Underdog, you're right I don't know you but I have nothing but respect for any contractor who has been in business for 43 years. I respect the relationship that you obviously have with this customer. I always prefer doing business with a handshake whenever possible. 

I joined this forum hoping to lean more and hoping to share something in return. I would like to share a valuable lesson I learned the hard way a few years ago, I no longer hang paper on a handshake.


----------



## Underdog

daArch said:


> Sorry to be late to the party, hope your still up and reading.
> 
> This will take some creative engineering to line up the back with the face wall and match the stripes as best as you can in the corners. I would, as you suggest, have the stripes vertical up the sides and meet at the peak of the "dome" . Tricky part will be to have the stripes match at the peak and not loose or gain too much wrapping the outside corners, I'd let the inside corners match/mis-match as they want. From the few archways I have wrapped, it's a tough choice to wrap only about 1/4 " and overlap, but there really isn't a better choice (and I've tried). To hide the edge of the underlapped piece, feather out that edge with some quick dry light spackle and over lap using VOV or Border Adhesive (GLUE!).
> 
> On those damn curves, you will need to relief cut the wraps, again, fill the gaps with lite spackle. OH, and have some touch up paint the color of the stripes. :whistling2:
> 
> Does that all make sense ?


 Yeah, I'm still up.
Good idea, it's going to take two days so I think I'll hang the outside and make the tiny wraps; then float the ridge so it's smooth as I butt to the edge on those curved strips. She's already aware that it's going to be a raw edge.
Ironically, you have to put in the effort as if the furniture isn't going to go there. You have to hang it for the few days that the area is going to be exposed. _I'm hoping the furniture will be tall_.

You reminded me of something. I think they want me to center it at the doorway so that a wide area of the stripe is on the edge of the insets. At least the edges that are closest to the door. They've become aware that the corners are crooked. 
Man, I'm going to have to make sure they understand it's their decisions on this one. 


:cowboy:


----------



## Underdog

Ohio Painter said:


> Underdog, you're right I don't know you but I have nothing but respect for any contractor who has been in business for 43 years. I respect the relationship that you obviously have with this customer. I always prefer doing business with a handshake whenever possible.
> 
> I joined this forum hoping to lean more and hoping to share something in return. I would like to share a valuable lesson I learned the hard way a few years ago, I no longer hang paper on a handshake.


 If I were starting right now I would do it your way. My way is over. 
With me it's just habit. I'm on cruise control until I retire from this. I just get frustrated because all I hang anymore are difficult installations and exotic materials. I'm trying to transition into selling.


:cowboy:


----------



## daArch

Do you have a link to the pattern?

You talk of _wide area_ of the stripe.


----------



## Underdog

daArch said:


> Do you have a link to the pattern?
> 
> You talk of _wide area_ of the stripe.


I forgot to take a picture of the material... duh.

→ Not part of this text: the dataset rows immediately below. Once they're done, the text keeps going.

template <class Op>
__global__ U2PL_HBM_KERNEL void k_colreduce_partial(Op op, long Mseg, int C, float* __restrict__ partial) {
    __shared__ float4 sh0[256], sh1[256];
    const int C4 = C >> 2;
    const int slab0 = blockIdx.z * 64;
    const int wcols = min(64, C4 - slab0);
    const int tc = wcols, tr = 256 / tc;
    const int tid = threadIdx.x, cl = tid % tc, rg = tid / tc;
    const int nblk = gridDim.x, seg = blockIdx.y;
    const long per = (Mseg + nblk - 1) / nblk;
    const long rb = seg * Mseg + blockIdx.x * per, re = min(seg * Mseg + Mseg, rb + per);
    float* out = partial + ((long)seg * nblk + blockIdx.x) * 2 * C;
    const int c4 = slab0 + cl;
    float4 a0 = f4zero(), a1 = f4zero();
    if (rg < tr) {
        float4 b0 = f4zero(), b1 = f4zero(), c0 = f4zero(), c1 = f4zero(), d0 = f4zero(), d1 = f4zero();
        long r = rb + rg;
        for (; r + 3 * (long)tr < re; r += 4 * (long)tr) {
            float4 v0, v1, w0, w1, x0, x1, y0, y1;
            op.get(r, c4, v0, v1);
            op.get(r + tr, c4, w0, w1);
            op.get(r + 2 * (long)tr, c4, x0, x1);
            op.get(r + 3 * (long)tr, c4, y0, y1);
            a0 = f4add(a0, v0); a1 = f4add(a1, v1);
            b0 = f4add(b0, w0); b1 = f4add(b1, w1);
            c0 = f4add(c0, x0); c1 = f4add(c1, x1);
            d0 = f4add(d0, y0); d1 = f4add(d1, y1);
        }
        for (; r < re; r += tr) {
            float4 v0, v1;
            op.get(r, c4, v0, v1);
            a0 = f4add(a0, v0); a1 = f4add(a1, v1);
        }
        a0 = f4add(f4add(a0, b0), f4add(c0, d0));
        a1 = f4add(f4add(a1, b1), f4add(c1, d1));
    }
    sh0[tid] = a0; sh1[tid] = a1;
    __syncthreads();
    if (rg == 0) {
        for (int k = 1; k < tr; ++k) { a0 = f4add(a0, sh0[k * tc + cl]); a1 = f4add(a1, sh1[k * tc + cl]); }
        *(float4*)(out + c4 * 4) = a0;
        *(float4*)(out + C + c4 * 4) = a1;
    }
}
__global__ __launch_bounds__(1024) void k_colreduce_final(const float* __restrict__ partial, int nblk, int C,
                                                          double* __restrict__ out) {
    __shared__ double sh[16][64];
    const int seg = blockIdx.y;
    const int cl = threadIdx.x & 63, rg = threadIdx.x >> 6;
    const int i = blockIdx.x * 64 + cl;
    double acc = 0.0;
    if (i < 2 * C) {
        const float* p = partial + (long)seg * nblk * 2 * C + i;
        int b = rg;
        for (; b + 7 * 16 < nblk; b += 8 * 16) {
            float v[8];
#pragma unroll
            for (int u = 0; u < 8; ++u) v[u] = p[(long)(b + u * 16) * 2 * C];
#pragma unroll
            for (int u = 0; u < 8; ++u) acc += (double)v[u];
        }
        for (; b < nblk; b += 16) acc += (double)p[(long)b * 2 * C];
    }
    sh[rg][cl] = acc;
    __syncthreads();
    if (rg == 0 && i < 2 * C) {
        double t = 0.0;
#pragma unroll
        for (int k = 0; k < 16; ++k) t += sh[k][cl];
        out[(long)seg * 2 * C + i] = t;
    }
}
static int colreduce_blocks(long Mseg) {
    long b = (Mseg + 63) / 64;
    return (int)(b < 1 ? 1 : (b > 512 ? 512 : b));
}
U2PL_API size_t u2pl_colreduce_workspace_bytes(long Mseg, int nseg, int C) {
    return (size_t)nseg * colreduce_blocks(Mseg) * 2 * C * sizeof(float);
}
template <class Op>
static int run_colreduce(Op op, long Mseg, int nseg, int C, void* ws, double* out, hipStream_t stream) {
    if (C % 4 || Mseg <= 0) return U2PL_EINVAL;
    const int nblk = colreduce_blocks(Mseg);
    U2PL_LAUNCH((k_colreduce_partial<Op>), dim3(nblk, nseg, cdiv(C / 4, 64)), dim3(256), 0, stream, op, Mseg, C, (float*)ws);
    U2PL_LAUNCH_CHECK();
    U2PL_LAUNCH(k_colreduce_final, dim3(cdiv(2 * C, 64), nseg), dim3(1024), 0, stream, (const float*)ws, nblk, C, out);
    U2PL_LAUNCH_CHECK();
    return 0;
}

U2PL_API int u2pl_colreduce_finish_f32(const float* partial, int nblk, int C, double* sums, hipStream_t stream) {
    U2PL_LAUNCH(k_colreduce_final, dim3(cdiv(2 * C, 64), 1), dim3(1024), 0, stream, partial, nblk, C, sums);
    U2PL_LAUNCH_CHECK();
    return 0;
}

__global__ void k_bn_stats_small(const float* __restrict__ x, long ld, int M, int C, const float* __restrict__ pivot,
                                 double* __restrict__ sums) {
    const int c = blockIdx.x * blockDim.x + threadIdx.x;
    if (c >= C) return;
    double s = 0.0;
    for (int m = 0; m < M; ++m) s += (double)x[m * ld + c];
    const double mean = s / M;
    double q = 0.0;
    for (int m = 0; m < M; ++m) { const double d = (double)x[m * ld + c] - mean; q += d * d; }
    const double dm = mean - (pivot ? (double)pivot[c] : 0.0);
    sums[c] = M * dm;
    sums[C + c] = q + M * dm * dm;
}
U2PL_API int u2pl_bn_stats_f32(const float* x, long ld, long M, int C, const float* pivot, void* workspace,
                               double* sums, hipStream_t stream) {
    if (M <= 64) {
        U2PL_LAUNCH(k_bn_stats_small, dim3(cdiv(C, 64)), dim3(64), 0, stream, x, ld, (int)M, C, pivot, sums);
        U2PL_LAUNCH_CHECK();
        return 0;
    }
    StatOp op = {x, ld, pivot};
    return run_colreduce(op, M, 1, C, workspace, sums, stream);
}
U2PL_API int u2pl_colsum_f32(const float* x, long ld, long Mseg, int nseg, int C, void* workspace, double* sums,
                             hipStream_t stream) {
    SumOp op = {x, ld};
    return run_colreduce(op, Mseg, nseg, C, workspace, sums, stream);
}
U2PL_API int u2pl_bn_bwd_sums_f32(const float* dy, long lddy, const float* x, long ldx, const float* y, long ldy,
                                  const float* mean, const float* invstd, const float* drop, long rows_per_image,
                                  long M, int C, void* workspace, double* sums, hipStream_t stream) {
    BnBwdOp op = {dy, lddy, x, ldx, y, ldy, mean, invstd, drop, rows_per_image, C, nullptr, nullptr};
    return run_colreduce(op, M, 1, C, workspace, sums, stream);
}
U2PL_API int u2pl_bn_bwd_sums_mx_f32(const float* dy, long lddy, const float* x, long ldx, const float* mean, const float* invstd,
                                     const float* gamma, const float* beta, const float* drop, long rows_per_image, long M, int C,
                                     void* workspace, double* sums, hipStream_t stream) {
    if (!gamma || !beta) return U2PL_EINVAL;
    BnBwdOp op = {dy, lddy, x, ldx, nullptr, 0, mean, invstd, drop, rows_per_image, C, gamma, beta};
    return run_colreduce(op, M, 1, C, workspace, sums, stream);
}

It's like this, you've seen it. Thibault


----------



## daArch

OH BOY.

That can SOOO easily save your ass, or bite it. I hope you have the time to engineer the best option. :thumbsup:


----------



## chrisn

Personally, I would talk them out of papering the side walls completely and match the front and back. I mean, stripes for that!!


----------



## Underdog

daArch said:


> OH BOY.
> 
> That can SOOO easily save your ass, or bite it. I hope you have the time to engineer the best option. :thumbsup:





chrisn said:


> Personally, I would talk them out of papering the side walls completely and match the front and back. I mean, stripes for that!!


 Well I'm meeting her at 9:00, we'll see.



:cowboy:


----------



## daArch

chrisn said:


> Personally, I would talk them out of papering the side walls completely and match the front and back. I mean, stripes for that!!



There is no easy or good solution for this one. Many times with an arched passageway, I will wrap onto just the VERTICAL section of that passageway, terminating the paper where the curve of the arch starts. Unfortunately, with what UD is facing, that line will be tough to define.

If it is left blank, it will look inconsistent, unless they paint the back wall.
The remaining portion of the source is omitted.